Panetha Ott, Brown’s director of admission for international recruitment, said the gift will prove transformative both for the individual students it supports and for the Brown community as a whole.

“I have been working with international applicants and students for more than three decades,” Ott said. “During that time, Brown has been a leader in international education, promoting peace across the globe and introducing new worlds and different perspectives to our campus. I am so excited that with support from the Shomans, Brown is moving in the direction of accepting international students without regard to socioeconomic background. This will be in keeping with our values of diversity and inclusion, and this incredibly generous gift will advance our goal of making a Brown education accessible to all.”

“When you’re in class and living together every day with people from different backgrounds, different cultures, it widens your perspective and can make you more open and willing to try new things... It is our hope that this gift will inspire others to support international scholarships and help Brown have the representation it needs from everywhere in the world.”

Omar Shoman Class of 2001
 
Omar Shoman

Aysha Shoman is a trustee of the Khalid Shoman Foundation, which is named for her late father. The foundation is the major patron of Darat al Funun, an Arab arts organization, and supports endeavors in medicine and science, such as the Khalid Shoman Nuclear Medicine Department at the King Hussein Cancer Centre in Jordan. She is also a trustee of King’s Academy in Amman, Jordan. In addition to her bachelor’s degree from Brown, she earned a master’s degree in social enterprise and community development from the University of Cambridge.

Omar Shoman is the chairman of OAKS Family Office, a Singapore-based asset management firm. Previously, he was a board member of Arab Bank. He is a trustee of the King Hussein Cancer Foundation and a trustee of the Khalid Shoman Foundation. He recently became a member of the ACLU’s Investment Committee.

At Brown, the Shomans’ first gift was to the BRIO (former Brown International Organization) Scholarship and since then they have supported the Brown Annual Fund and the Mahmoud Darwish Chair in Palestinian Studies.
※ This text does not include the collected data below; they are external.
__global__ __launch_bounds__(256) void pack_weight_ups2_kernel(const float* w, float* wf, float* wb, int Cout, int Cin, int k,
                                                               int pad, int kp, int CI_T) {
    extern __shared__ float sh[];
    const int KK = k * k, KP = kp * kp;
    const int run = CI_T * KK, ld = run + 1;
    const int ci0 = blockIdx.x * CI_T, co0 = blockIdx.y * 32;
    const int cis = min(CI_T, Cin - ci0);
    for (int idx = threadIdx.x; idx < 32 * run; idx += 256) {
        const int j = idx % run, co_l = idx / run;
        if (co0 + co_l < Cout && j < cis * KK) sh[co_l * ld + j] = w[((long)(co0 + co_l) * Cin + ci0) * KK + j];
    }
    __syncthreads();
    const int n = 4 * KP * CI_T * 32;
    for (int pass = 0; pass < 2; ++pass) {
        if (pass == 0 ? wf == nullptr : wb == nullptr) continue;
        for (int idx = threadIdx.x; idx < n; idx += 256) {
            int co_l, ci_l, q;
            if (pass == 0) { co_l = idx & 31; const int r = idx >> 5; ci_l = r % CI_T; q = r / CI_T; }
            else { ci_l = idx % CI_T; const int r = idx / CI_T; co_l = r & 31; q = r >> 5; }
            if (co0 + co_l >= Cout || ci_l >= cis) continue;
            const int tp = q % KP, p = q / KP;
            const int ry = tp / kp, rx = tp - ry * kp;
            const float* src = sh + co_l * ld + ci_l * KK;
            float s = 0.f;
            for (int dy = 0; dy < k; ++dy) {
                if (phase_map(p >> 1, dy, pad) != ry) continue;
                for (int dx = 0; dx < k; ++dx)
                    if (phase_map(p & 1, dx, pad) == rx) s += src[dy * k + dx];
            }
            if (pass == 0) wf[(((long)p * KP + tp) * Cin + ci0 + ci_l) * Cout + co0 + co_l] = s;
            else wb[(((long)p * KP + tp) * Cout + co0 + co_l) * Cin + ci0 + ci_l] = s;
        }
    }
}

template <int CO, int LP>
__global__ __launch_bounds__(256) void skinny_conv3x3_kernel(const float* __restrict__ x, const float* __restrict__ w,
                                                             const float* __restrict__ bias, float* __restrict__ y, int N,
                                                             int H, int W) {
    constexpr int Cin = 4 * LP;
    const int sub = threadIdx.x & (LP - 1);
    float wr[9][4][CO];
#pragma unroll
    for (int t = 0; t < 9; ++t)
#pragma unroll
        for (int j = 0; j < 4; ++j)
#pragma unroll
            for (int co = 0; co < CO; ++co) wr[t][j][co] = w[((long)t * Cin + sub * 4 + j) * CO + co];
    const long npix = (long)N * H * W;
    const long grp0 = (blockIdx.x * 256L + threadIdx.x) / LP;
    const long ngrp = gridDim.x * 256L / LP;
    const long iters = (npix + ngrp - 1) / ngrp;
    for (long it = 0; it < iters; ++it) {
        const long pix = grp0 + it * ngrp;
        const bool live = pix < npix;
        const unsigned pc = live ? (unsigned)pix : 0u;
        const unsigned row = pc / (unsigned)W;
        const int ox = (int)(pc - row * (unsigned)W), oy = (int)(row % (unsigned)H);
        const long n = row / (unsigned)H;
        float acc[CO];
#pragma unroll
        for (int co = 0; co < CO; ++co) acc[co] = 0.f;
        float4 v[9];
#pragma unroll
        for (int t = 0; t < 9; ++t) {
            const int iy = oy + t / 3 - 1, ix = ox + t % 3 - 1;
            const bool ok = live && iy >= 0 && iy < H && ix >= 0 && ix < W;
            const int cy = min(max(iy, 0), H - 1), cx = min(max(ix, 0), W - 1);
            const float4 q = ld4(x + ((n * H + cy) * (long)W + cx) * Cin + sub * 4);
            v[t] = ok ? q : make_float4(0.f, 0.f, 0.f, 0.f);
        }
#pragma unroll
        for (int t = 0; t < 9; ++t)
#pragma unroll
            for (int co = 0; co < CO; ++co)
                acc[co] += v[t].x * wr[t][0][co] + v[t].y * wr[t][1][co] + v[t].z * wr[t][2][co] + v[t].w * wr[t][3][co];
#pragma unroll
        for (int off = LP >> 1; off > 0; off >>= 1)
#pragma unroll
// ... 820 lines not shown
        CG_LAUNCH_CHECK();
        if (gb && gb[gi]) {
            hipLaunchKernelGGL(bias_part_reduce_kernel, dim3(cg::cdiv(Cout, 32)), dim3(256), 0, st,
                               (const float*)a.bias_part + (long)gi * g.nphase * Cout, gb[gi], p.splits, g.nphase,
                               (long)ZP * Cout, Cout, scale);
            CG_LAUNCH_CHECK();
        }
    }
    return 0;
}

}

Both Omar and Aysha Shoman have served on Brown’s Middle East Studies Advisory Council since 2019 and were appointed to the President's Leadership Council in 2020.

Aysha Shoman said the impact of her Brown education is tied not only to the ability she had to take intellectual risks and try courses based on interests and curiosity, but to the people she met from such a wide variety of backgrounds.

“The friendships that I made remain to this day,” she said. Giving back through international financial aid will ensure the University is a place where all are welcome and all can learn from one another, she added.

“Financial aid for international students will continue to grow Brown’s reputation as a world-class institution,” Aysha Shoman said. “It aligns well with its mission to be accessible and inclusive. For the scholarship recipients, I hope that their Brown education will be as transformative for them as it was for me and that it will encourage them to give back and support their own communities.”